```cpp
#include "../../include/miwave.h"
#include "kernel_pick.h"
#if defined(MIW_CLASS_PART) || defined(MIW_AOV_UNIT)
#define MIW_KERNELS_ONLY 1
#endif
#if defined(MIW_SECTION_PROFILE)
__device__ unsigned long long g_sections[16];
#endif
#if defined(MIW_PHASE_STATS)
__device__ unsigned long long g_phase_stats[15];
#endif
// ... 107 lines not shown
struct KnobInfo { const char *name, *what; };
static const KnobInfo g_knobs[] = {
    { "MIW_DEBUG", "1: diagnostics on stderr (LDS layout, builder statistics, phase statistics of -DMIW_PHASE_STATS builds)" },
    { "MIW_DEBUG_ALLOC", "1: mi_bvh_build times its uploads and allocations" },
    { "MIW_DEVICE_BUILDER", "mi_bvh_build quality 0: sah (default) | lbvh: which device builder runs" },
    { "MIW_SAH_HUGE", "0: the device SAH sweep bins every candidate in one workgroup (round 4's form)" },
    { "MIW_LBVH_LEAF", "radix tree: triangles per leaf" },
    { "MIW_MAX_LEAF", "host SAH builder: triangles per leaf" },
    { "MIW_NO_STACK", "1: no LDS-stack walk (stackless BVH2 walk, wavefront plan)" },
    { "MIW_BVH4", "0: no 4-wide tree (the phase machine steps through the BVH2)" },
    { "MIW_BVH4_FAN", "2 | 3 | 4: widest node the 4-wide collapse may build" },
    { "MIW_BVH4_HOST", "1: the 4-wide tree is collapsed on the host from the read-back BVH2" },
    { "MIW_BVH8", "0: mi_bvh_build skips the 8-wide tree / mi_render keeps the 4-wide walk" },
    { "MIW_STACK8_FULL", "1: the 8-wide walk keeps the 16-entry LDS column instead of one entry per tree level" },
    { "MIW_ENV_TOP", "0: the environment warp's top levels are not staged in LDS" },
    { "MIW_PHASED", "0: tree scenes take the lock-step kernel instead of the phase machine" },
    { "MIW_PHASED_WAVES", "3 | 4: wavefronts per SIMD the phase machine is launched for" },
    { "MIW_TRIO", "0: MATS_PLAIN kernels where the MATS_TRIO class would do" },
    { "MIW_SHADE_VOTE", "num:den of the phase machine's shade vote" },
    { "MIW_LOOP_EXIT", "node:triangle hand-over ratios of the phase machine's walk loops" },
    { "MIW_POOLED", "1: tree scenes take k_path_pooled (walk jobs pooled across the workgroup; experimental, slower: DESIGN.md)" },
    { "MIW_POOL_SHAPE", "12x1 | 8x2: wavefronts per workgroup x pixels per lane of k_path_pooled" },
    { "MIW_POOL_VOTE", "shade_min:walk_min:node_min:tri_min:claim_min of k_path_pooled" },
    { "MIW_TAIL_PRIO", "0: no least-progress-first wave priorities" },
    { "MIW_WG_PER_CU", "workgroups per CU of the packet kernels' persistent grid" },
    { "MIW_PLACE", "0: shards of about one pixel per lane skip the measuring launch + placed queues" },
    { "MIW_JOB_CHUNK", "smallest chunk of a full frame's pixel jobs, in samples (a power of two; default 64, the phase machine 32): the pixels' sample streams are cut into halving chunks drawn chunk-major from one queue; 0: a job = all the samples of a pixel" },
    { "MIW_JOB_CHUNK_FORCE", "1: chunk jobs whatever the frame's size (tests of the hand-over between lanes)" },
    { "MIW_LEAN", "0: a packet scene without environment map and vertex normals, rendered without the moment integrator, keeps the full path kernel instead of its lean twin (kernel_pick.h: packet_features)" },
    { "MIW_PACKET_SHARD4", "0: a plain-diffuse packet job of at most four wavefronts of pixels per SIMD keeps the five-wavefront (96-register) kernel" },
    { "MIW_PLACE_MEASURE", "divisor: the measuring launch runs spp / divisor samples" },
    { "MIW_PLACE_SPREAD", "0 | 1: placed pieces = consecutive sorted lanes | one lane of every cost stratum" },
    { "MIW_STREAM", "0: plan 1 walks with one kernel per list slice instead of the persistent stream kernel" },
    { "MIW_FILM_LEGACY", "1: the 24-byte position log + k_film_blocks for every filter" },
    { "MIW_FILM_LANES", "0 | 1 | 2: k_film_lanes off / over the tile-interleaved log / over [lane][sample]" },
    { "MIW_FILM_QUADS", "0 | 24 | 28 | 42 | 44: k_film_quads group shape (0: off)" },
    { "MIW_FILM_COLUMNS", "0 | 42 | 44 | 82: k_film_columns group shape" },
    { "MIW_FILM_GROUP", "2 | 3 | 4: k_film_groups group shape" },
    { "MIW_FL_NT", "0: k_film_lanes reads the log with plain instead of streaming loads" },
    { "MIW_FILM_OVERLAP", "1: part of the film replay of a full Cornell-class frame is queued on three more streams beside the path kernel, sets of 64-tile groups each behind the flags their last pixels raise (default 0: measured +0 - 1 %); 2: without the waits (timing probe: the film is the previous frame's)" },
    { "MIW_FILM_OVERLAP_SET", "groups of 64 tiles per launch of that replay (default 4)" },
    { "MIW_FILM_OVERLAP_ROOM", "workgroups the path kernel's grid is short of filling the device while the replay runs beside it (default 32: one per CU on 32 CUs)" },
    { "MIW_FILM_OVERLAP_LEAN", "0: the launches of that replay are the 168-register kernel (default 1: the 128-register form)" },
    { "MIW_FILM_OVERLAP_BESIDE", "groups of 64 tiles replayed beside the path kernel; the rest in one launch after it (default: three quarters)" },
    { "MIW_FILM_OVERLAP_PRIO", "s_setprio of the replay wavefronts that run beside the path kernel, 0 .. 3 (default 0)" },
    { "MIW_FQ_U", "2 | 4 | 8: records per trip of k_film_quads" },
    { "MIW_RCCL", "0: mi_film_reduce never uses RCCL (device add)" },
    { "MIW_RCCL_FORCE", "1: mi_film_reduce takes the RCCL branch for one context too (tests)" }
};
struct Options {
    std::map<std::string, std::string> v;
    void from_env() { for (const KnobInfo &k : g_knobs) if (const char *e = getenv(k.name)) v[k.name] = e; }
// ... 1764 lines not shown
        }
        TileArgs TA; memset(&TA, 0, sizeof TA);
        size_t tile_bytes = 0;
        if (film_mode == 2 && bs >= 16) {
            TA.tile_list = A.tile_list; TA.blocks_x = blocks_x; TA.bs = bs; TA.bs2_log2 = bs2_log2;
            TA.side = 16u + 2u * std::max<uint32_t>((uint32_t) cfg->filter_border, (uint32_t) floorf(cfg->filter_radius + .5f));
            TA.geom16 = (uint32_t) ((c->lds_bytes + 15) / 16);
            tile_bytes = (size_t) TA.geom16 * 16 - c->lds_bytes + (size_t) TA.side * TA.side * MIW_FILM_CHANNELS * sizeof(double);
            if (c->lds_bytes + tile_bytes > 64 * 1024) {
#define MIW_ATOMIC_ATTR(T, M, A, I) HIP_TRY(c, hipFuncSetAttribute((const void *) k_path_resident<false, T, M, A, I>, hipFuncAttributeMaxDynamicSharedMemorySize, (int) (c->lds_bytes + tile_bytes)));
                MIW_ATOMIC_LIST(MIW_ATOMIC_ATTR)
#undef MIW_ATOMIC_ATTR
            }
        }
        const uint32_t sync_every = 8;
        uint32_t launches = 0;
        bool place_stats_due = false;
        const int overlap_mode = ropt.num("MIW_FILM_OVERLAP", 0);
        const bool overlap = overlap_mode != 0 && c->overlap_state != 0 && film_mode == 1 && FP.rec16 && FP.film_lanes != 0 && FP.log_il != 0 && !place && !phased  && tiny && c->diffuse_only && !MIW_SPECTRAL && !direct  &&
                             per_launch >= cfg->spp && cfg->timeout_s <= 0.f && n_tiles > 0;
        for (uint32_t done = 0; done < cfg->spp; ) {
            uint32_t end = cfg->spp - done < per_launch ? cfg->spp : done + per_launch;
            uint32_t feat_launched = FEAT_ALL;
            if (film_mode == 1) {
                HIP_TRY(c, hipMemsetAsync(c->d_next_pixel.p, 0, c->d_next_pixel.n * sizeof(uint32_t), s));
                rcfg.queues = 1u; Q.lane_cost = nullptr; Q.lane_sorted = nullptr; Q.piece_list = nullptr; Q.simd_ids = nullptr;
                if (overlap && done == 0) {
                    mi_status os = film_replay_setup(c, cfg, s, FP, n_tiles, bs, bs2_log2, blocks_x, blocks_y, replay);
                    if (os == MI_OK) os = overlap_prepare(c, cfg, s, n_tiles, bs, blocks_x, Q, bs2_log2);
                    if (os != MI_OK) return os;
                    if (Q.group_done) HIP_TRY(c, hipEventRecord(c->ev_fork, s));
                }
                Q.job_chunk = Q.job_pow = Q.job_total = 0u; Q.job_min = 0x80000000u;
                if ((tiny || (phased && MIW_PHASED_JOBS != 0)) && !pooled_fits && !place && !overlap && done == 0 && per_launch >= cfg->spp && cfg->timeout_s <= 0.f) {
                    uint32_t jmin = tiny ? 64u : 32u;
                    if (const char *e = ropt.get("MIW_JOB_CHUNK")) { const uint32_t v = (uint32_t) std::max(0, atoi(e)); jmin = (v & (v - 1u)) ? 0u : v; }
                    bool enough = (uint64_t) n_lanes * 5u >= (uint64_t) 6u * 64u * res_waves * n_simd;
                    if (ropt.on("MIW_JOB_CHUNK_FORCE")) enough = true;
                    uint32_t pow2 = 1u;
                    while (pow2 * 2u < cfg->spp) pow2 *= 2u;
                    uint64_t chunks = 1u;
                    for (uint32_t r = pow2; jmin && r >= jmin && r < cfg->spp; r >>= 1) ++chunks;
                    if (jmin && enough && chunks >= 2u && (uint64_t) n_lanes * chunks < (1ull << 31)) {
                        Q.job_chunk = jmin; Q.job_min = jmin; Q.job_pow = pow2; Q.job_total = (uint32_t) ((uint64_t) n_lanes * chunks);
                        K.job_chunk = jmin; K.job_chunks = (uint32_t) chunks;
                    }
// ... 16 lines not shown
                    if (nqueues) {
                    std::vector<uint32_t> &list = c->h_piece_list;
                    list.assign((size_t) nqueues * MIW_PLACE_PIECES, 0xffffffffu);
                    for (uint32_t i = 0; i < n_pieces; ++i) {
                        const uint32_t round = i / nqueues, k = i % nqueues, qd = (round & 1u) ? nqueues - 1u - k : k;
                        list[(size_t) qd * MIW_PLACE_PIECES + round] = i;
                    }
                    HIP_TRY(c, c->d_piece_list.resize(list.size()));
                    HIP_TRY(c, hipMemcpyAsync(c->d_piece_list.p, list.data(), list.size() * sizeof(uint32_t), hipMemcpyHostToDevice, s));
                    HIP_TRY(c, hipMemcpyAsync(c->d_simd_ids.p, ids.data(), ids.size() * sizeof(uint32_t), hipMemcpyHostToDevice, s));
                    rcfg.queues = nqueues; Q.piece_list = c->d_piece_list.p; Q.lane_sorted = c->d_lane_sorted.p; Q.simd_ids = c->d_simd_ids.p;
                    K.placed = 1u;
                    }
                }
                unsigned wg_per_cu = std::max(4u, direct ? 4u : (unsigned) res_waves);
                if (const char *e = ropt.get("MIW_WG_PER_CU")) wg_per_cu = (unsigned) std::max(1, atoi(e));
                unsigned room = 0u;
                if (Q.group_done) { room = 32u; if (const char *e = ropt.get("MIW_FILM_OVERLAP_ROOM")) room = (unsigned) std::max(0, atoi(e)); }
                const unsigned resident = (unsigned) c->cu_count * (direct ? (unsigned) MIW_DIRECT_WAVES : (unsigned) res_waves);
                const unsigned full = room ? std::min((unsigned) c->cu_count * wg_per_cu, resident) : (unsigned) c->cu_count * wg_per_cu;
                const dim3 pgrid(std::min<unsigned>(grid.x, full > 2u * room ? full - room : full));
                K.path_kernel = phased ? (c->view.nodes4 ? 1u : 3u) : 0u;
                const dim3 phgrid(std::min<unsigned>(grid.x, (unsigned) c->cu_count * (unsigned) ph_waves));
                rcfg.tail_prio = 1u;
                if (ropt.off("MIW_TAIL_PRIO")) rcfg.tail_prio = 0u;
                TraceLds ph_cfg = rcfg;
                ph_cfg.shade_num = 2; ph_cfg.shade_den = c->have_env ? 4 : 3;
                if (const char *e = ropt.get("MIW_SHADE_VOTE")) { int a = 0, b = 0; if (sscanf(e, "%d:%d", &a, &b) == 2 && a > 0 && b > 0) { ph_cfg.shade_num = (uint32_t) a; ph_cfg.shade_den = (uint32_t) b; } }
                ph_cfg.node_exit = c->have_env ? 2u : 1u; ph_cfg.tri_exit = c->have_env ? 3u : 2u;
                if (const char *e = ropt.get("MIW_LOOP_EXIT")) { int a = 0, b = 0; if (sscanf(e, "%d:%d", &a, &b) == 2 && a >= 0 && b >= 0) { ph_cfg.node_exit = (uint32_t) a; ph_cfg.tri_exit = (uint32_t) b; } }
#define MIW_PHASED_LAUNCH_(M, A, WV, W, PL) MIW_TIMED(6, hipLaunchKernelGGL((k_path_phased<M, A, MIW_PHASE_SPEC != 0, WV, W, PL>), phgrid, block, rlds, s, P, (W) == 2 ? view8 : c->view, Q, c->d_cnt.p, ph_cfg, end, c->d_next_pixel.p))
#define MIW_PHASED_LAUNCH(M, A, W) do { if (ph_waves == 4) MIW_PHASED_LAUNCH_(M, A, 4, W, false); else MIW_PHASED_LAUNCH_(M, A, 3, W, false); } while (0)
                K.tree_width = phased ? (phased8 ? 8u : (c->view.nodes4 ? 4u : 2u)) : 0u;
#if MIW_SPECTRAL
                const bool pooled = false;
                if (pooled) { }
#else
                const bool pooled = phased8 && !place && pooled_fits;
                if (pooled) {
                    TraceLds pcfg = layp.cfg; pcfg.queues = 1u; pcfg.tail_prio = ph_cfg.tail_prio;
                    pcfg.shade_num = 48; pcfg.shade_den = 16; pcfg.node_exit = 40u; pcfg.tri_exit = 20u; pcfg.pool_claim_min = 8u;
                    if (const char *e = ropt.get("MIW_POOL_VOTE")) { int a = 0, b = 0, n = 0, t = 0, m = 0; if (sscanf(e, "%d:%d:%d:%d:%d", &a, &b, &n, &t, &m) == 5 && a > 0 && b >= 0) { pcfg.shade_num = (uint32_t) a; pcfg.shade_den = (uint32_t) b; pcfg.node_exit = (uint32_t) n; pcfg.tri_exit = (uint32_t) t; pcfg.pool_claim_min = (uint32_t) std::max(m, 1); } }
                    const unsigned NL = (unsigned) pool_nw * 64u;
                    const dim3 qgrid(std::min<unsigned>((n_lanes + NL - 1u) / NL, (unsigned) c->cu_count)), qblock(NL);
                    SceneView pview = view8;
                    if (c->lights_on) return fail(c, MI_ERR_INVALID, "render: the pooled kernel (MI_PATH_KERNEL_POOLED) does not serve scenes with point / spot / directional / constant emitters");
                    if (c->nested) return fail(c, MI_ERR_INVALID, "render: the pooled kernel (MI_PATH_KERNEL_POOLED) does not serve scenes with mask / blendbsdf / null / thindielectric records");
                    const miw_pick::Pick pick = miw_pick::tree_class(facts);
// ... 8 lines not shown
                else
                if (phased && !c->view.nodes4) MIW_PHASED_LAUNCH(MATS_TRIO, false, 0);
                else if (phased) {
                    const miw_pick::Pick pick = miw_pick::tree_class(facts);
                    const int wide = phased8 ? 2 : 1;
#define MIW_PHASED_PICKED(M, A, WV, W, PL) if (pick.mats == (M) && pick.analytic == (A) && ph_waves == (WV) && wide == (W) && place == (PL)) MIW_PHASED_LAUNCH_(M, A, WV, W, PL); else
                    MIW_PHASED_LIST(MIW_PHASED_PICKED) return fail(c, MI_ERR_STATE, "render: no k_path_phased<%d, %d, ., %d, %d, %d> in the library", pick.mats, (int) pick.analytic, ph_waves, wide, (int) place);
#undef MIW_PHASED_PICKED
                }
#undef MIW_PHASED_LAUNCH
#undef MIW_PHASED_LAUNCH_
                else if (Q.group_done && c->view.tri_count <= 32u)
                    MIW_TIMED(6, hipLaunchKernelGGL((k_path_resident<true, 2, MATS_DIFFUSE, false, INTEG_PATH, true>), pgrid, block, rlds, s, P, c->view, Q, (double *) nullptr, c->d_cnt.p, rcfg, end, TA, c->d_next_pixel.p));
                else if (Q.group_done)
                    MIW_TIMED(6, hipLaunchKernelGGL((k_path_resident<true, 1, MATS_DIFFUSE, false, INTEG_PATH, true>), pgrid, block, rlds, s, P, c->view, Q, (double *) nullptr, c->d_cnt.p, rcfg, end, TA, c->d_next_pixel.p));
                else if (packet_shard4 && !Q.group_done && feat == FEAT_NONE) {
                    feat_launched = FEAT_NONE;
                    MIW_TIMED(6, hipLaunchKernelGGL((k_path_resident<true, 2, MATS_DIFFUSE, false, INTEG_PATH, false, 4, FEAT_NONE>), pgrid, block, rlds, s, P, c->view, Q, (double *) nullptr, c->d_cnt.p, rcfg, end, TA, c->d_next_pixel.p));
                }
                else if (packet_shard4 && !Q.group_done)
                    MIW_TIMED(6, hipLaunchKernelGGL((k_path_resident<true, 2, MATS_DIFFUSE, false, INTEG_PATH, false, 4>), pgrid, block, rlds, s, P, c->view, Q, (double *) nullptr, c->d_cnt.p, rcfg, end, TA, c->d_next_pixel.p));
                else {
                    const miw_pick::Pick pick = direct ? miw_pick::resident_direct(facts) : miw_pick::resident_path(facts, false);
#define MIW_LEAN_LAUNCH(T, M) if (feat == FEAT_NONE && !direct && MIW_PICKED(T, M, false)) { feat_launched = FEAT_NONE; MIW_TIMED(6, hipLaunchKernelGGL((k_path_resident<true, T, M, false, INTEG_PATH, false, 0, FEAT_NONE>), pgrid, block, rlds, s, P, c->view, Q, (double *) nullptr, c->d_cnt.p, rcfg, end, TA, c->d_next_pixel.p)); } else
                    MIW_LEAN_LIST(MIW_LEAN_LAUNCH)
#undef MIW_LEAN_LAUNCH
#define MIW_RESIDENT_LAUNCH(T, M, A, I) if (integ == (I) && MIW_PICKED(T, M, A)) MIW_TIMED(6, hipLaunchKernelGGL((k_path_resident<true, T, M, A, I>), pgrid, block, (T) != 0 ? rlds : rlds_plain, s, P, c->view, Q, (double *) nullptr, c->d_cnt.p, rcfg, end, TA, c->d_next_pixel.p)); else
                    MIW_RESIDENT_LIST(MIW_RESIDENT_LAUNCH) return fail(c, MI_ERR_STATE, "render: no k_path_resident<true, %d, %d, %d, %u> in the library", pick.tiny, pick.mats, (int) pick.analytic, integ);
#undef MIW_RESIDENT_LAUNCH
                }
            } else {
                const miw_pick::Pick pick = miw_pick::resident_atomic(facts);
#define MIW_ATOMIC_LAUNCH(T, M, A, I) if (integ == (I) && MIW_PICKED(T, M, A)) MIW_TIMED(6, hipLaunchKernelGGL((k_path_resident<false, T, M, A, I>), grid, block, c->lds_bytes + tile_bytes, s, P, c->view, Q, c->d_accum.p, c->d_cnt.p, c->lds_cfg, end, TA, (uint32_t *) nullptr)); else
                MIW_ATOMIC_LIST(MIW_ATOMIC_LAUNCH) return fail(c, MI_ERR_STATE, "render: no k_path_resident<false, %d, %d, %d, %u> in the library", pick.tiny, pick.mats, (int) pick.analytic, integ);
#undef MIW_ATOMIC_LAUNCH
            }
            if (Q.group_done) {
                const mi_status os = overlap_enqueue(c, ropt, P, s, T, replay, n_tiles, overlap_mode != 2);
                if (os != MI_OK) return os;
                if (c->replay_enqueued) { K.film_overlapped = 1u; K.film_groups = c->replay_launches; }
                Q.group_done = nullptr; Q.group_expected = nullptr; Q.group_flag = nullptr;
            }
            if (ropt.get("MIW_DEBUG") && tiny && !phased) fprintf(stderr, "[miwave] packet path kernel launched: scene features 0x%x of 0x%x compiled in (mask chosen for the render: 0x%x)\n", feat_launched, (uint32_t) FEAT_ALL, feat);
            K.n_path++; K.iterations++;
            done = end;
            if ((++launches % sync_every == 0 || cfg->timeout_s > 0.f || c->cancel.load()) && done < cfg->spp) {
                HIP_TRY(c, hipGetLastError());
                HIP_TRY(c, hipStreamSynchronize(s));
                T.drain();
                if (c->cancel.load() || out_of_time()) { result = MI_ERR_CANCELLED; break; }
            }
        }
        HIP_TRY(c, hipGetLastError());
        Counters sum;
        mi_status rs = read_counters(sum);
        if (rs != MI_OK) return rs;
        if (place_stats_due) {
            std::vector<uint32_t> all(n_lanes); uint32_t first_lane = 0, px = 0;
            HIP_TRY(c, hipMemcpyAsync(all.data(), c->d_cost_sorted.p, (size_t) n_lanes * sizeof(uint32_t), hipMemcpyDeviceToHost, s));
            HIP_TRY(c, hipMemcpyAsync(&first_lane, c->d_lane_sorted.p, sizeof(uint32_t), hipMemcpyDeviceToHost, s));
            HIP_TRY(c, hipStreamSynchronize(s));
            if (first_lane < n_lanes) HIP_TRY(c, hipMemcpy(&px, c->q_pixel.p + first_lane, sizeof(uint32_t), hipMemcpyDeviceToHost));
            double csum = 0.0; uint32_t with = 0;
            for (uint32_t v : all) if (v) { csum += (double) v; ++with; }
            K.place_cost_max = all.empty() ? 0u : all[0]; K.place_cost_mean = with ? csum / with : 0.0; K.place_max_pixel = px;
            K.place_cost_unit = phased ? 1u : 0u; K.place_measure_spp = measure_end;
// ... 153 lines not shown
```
☆ ☆ ☆ ☆ ☆ ☆ ☆
■ TASK DETAILS
Find the string "records" in the material above. Then copy each line that has it.

■ ANSWER TO THIS PROBLEM
    { "MIW_FQ_U", "2 | 4 | 8: records per trip of k_film_quads" },
                    if (c->nested) return fail(c, MI_ERR_INVALID, "render: the pooled kernel (MI_PATH_KERNEL_POOLED) does not serve scenes with mask / blendbsdf / null / thindielectric records");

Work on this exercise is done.